The Mexican energy reform seeks to build a regulatory environment more conducive to foreign direct investment. Ideally, the new investment will increase competition and efficiency in the country. In the past ten years, the number of employees at Pemex has increased in management areas – which have increased 100 percent, supervisory areas, which have increased 50 percent, and operations, which have increased 12-15 percent. Pemex is aware of its over-hiring in administration, and it will result in near-zero levels of hiring in administration for the next several years. Conversely, due to the projected increase in oil extraction along the gulf coast, additional hiring in field positions is expected.

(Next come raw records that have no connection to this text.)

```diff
@@ -155,18 +153,15 @@
     for (int i = 0; i < 6; ++i) xsol[i] = __shfl(a, i * 8 + 6);
     if (lane != 0) return;
     const float limit = r_limit_sel;
+    const float r_limit_prev = sit->limit_prev;
+    sit->limit_prev2 = r_limit_prev;
     sit->limit_prev = r_limit_last;
     sit->limit_last = limit;
-    if (!trim || !(limit < INFINITY)) {
-        sit->band_lo = INFINITY;
-        sit->band_hi = INFINITY;
-    } else {
-        const float prev = r_limit_last;
-        float m = 0.3f;
-        if (prev < INFINITY && prev > 0.f) m = fminf(fmaxf(2.0f * fabsf(limit - prev) / limit + 0.003f, 0.003f), 0.6f);
-        if (r_dbg_narrow) m = 1e-7f;
-        sit->band_lo = limit * (1.0f - m);
-        sit->band_hi = limit * (1.0f + m);
+    {
+        const Band nb = trim ? predict_band(limit, r_limit_last, r_limit_prev, n_band_all, sit->band_lo, sit->band_hi, r_dbg_narrow)
+                             : Band{INFINITY, INFINITY};
+        sit->band_lo = nb.lo;
+        sit->band_hi = nb.hi;
     }
     sit->band_count = n_band_raw;
     sit->stall = 0;
@@ -317,6 +312,7 @@
     for (int i = 0; i < 6; ++i) xsol[i] = __shfl(a, i * 8 + 6);
     if (lane != 0) return;
     const double cnt = tot[28];
+    sit->limit_prev2 = sit->limit_prev;
     sit->limit_prev = sit->limit_last;
     sit->limit_last = INFINITY;
     sit->band_lo = INFINITY;
@@ -659,29 +655,9 @@
                                                                                hv >= 2 ? hv - 2 : -1, &cov2, cfg.slack);
                     if (sub == 0) {
                         hnt[slot] = (uint8_t)(lvl + 1);
-                        const int pc = bb.pos >= 0 ? bb.pos : 0;
-                        float4 tq, nn;
-                        if (kGicp) {
-                            tq = g.pts[pc];
-                            nn = tgt_nrm[2 * (size_t)pc];
-                            float4 c1 = tgt_nrm[2 * (size_t)pc + 1];
-                            c1.w = 1.f;
-                            st_rows[4 * kTailSlots + slot] = c1;
-                        } else {
-                            tq = tgt_nrm[2 * (size_t)pc];
-                            nn = tgt_nrm[2 * (size_t)pc + 1];
-                            nn.w = 1.f;
-                        }
-                        float4 ru = make_float4(INFINITY, INFINITY, INFINITY, 1.f);
-                        if (bb.pos2 >= 0) {
-                            const float4 t2 = g.pts[bb.pos2];
-                            ru = make_float4(t2.x, t2.y, t2.z, 1.f);
-                        }
-                        tq.w = __int_as_float(bb.pos);
                         st_rows[slot] = make_float4(p2.x, p2.y, p2.z, bb.pos >= 0 ? fminf(bb.third, cov2) : -1.f);
-                        st_rows[kTailSlots + slot] = tq;
-                        st_rows[2 * kTailSlots + slot] = nn;
-                        st_rows[3 * kTailSlots + slot] = ru;
+                        st_rows[kTailSlots + slot].w = __int_as_float(bb.pos);
+                        st_rows[3 * kTailSlots + slot].w = __int_as_float(bb.pos2);
                         d2s[slot] = bb.pos >= 0 ? bb.d2 : INFINITY;
                     }
                 }
@@ -693,6 +669,28 @@
         else
 #endif
             search_rounds(std::integral_constant<int, 8>());
+        __syncthreads();
+#pragma unroll 1
+        for (int fi = tv; fi < nf; fi += kTailThreads) {
+            const int slot = (int)fail[fi];
+            const int pos = __float_as_int(st_rows[kTailSlots + slot].w), pos2 = __float_as_int(st_rows[3 * kTailSlots + slot].w);
+            const size_t pc = (size_t)(pos >= 0 ? pos : 0), pc2 = (size_t)(pos2 >= 0 ? pos2 : 0);
+            const float4 t2 = g.pts[pc2];
+            float4 tq = kGicp ? g.pts[pc] : tgt_nrm[2 * pc];
+            float4 nn = kGicp ? tgt_nrm[2 * pc] : tgt_nrm[2 * pc + 1];
+            if (kGicp) {
+                float4 c1 = tgt_nrm[2 * pc + 1];
+                c1.w = 1.f;
+                st_rows[4 * kTailSlots + slot] = c1;
+            } else {
+                nn.w = 1.f;
+            }
+            tq.w = __int_as_float(pos);
+            st_rows[kTailSlots + slot] = tq;
+            st_rows[2 * kTailSlots + slot] = nn;
+            st_rows[3 * kTailSlots + slot] = pos2 >= 0 ? make_float4(t2.x, t2.y, t2.z, 1.f)
+                                                       : make_float4(INFINITY, INFINITY, INFINITY, 1.f);
+        }
         __syncthreads();
         TAIL_STAMP(1);
         float rF[kTailPts][7], md2v[kTailPts], wv[kTailPts];
@@ -1024,7 +1022,7 @@
             if (kGicp)
                 tail_solve_update_gicp(sit, tot, reinterpret_cast<double*>(s_x));
             else
-                tail_solve_update(sit, tot, misc, s_x, trim, n_band_raw);
+                tail_solve_update(sit, tot, misc, s_x, trim, n_band_raw, wide ? misc[12] : n_band_raw);
         }
         __syncthreads();
         TAIL_STAMP(11);
diff --git a/open3d_slam_private_amd/csrc/kernels_update.hpp b/open3d_slam_private_amd/csrc/kernels_update.hpp
--- a/open3d_slam_private_amd/csrc/kernels_update.hpp
+++ b/open3d_slam_private_amd/csrc/kernels_update.hpp
@@ -464,20 +464,14 @@
     if (lane == 0) {
         const float limit = finish ? r_limit_last : r_limit_sel;
         if (!finish) {
+            const float r_limit_prev = sit->limit_prev;
+            sit->limit_prev2 = r_limit_prev;
             sit->limit_prev = r_limit_last;
             sit->limit_last = limit;
-        }
-        if (finish) {
-        } else if (!trim || !(limit < INFINITY)) {
-            sit->band_lo = INFINITY;
-            sit->band_hi = INFINITY;
-        } else {
-            const float prev = r_limit_last;
-            float m = 0.3f;
-            if (prev < INFINITY && prev > 0.f) m = fminf(fmaxf(2.0f * fabsf(limit - prev) / limit + 0.003f, 0.003f), 0.6f);
-            if (r_dbg_narrow) m = 1e-7f;
-            sit->band_lo = limit * (1.0f - m);
-            sit->band_hi = limit * (1.0f + m);
+            const Band nb = trim ? predict_band(limit, r_limit_last, r_limit_prev, n_band, sit->band_lo, sit->band_hi, r_dbg_narrow)
+                                 : Band{INFINITY, INFINITY};
+            sit->band_lo = nb.lo;
+            sit->band_hi = nb.hi;
         }
         const int nband_report = (int)r_band_count;
         sit->band_count = 0;
diff --git a/open3d_slam_private_amd/csrc/reg_state.hpp b/open3d_slam_private_amd/csrc/reg_state.hpp
--- a/open3d_slam_private_amd/csrc/reg_state.hpp
+++ b/open3d_slam_private_amd/csrc/reg_state.hpp
@@ -29,6 +29,7 @@
     unsigned int* qcount;
     unsigned int band_cap;
     int debug_narrow_band;
+    float limit_prev2;
     int xicp_stage;
     int xicp_nc;
     int xicp_flags[6];
@@ -63,6 +64,49 @@
     } ring[16];
 };
 constexpr int kSeqRing = 16;
+
+constexpr int kTailBandCap = 1024;
+constexpr float kTailWideRel = 0.02f;
+constexpr float kBandFloor = 0.003f;
+constexpr float kBandRatioMax = 0.6f;
+constexpr float kBandCentreGain = 1.5f;
+constexpr float kBandGeomRel = 0.25f;
+constexpr float kBandGuardFrac = 0.75f;
+constexpr float kBandForcedWide = 0.0205f;
+struct Band {
+    float lo, hi;
+};
+__host__ __device__ inline Band predict_band(float limit, float prev, float prev2, unsigned last_count, float last_lo, float last_hi,
+                                             int debug_narrow) {
+    Band b = {INFINITY, INFINITY};
+    if (!(limit < INFINITY)) return b;
+    float m = 0.3f;
+    if (prev < INFINITY && prev > 0.f) m = fminf(fmaxf(2.0f * fabsf(limit - prev) / limit + kBandFloor, kBandFloor), 0.6f);
+    if (debug_narrow) m = 1e-7f;
+    b.lo = limit * (1.0f - m);
+    b.hi = limit * (1.0f + m);
+    if (debug_narrow) return b;
+    if (prev < INFINITY && prev > 0.f && prev2 < INFINITY && prev2 > 0.f) {
+        const float d = limit - prev, dp = prev - prev2;
+        if (d * dp > 0.f && fabsf(d) < fabsf(dp) && fabsf(dp) <= kBandGeomRel * limit) {
+            const float q = d / dp;
+            const float far_edge = limit + fmaxf(kBandCentreGain * q, kBandRatioMax) * d, pad = kBandFloor * limit;
+            b.lo = d < 0.f ? far_edge - pad : limit - pad;
+            b.hi = d < 0.f ? limit + pad : far_edge + pad;
+        }
+    }
+    if (last_count > 0u && last_hi < INFINITY && last_hi > last_lo) {
+        const float est = (float)last_count * (b.hi - b.lo) / (last_hi - last_lo);
+        if (est > kBandGuardFrac * (float)kTailBandCap && !(b.hi - b.lo > kTailWideRel * b.lo)) {
+            const float grow = 0.5f * (kBandForcedWide * limit - (b.hi - b.lo));
+            if (grow > 0.f) {
+                b.lo -= grow;
+                b.hi += grow;
+            }
+        }
+    }
+    return b;
+}
 constexpr int kQueues = 64;
 constexpr int kQueueStride = 16;
 
```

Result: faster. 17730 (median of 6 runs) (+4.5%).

Ultimately, the Mexican Congress and Pemex will need to shift to compete in a more global world. Norway’s Statoil serves as a good model. With an employee base 6.6 times below that of Pemex, the Norwegian-run oil company is one of the most profitable and developed in the world. How much Mexico’s oil industry is able to grow through increases in efficiency as a result of the new legislation will be determined by the amount of foreign investment, partnerships, and hopeful reduction in corruption within the industry.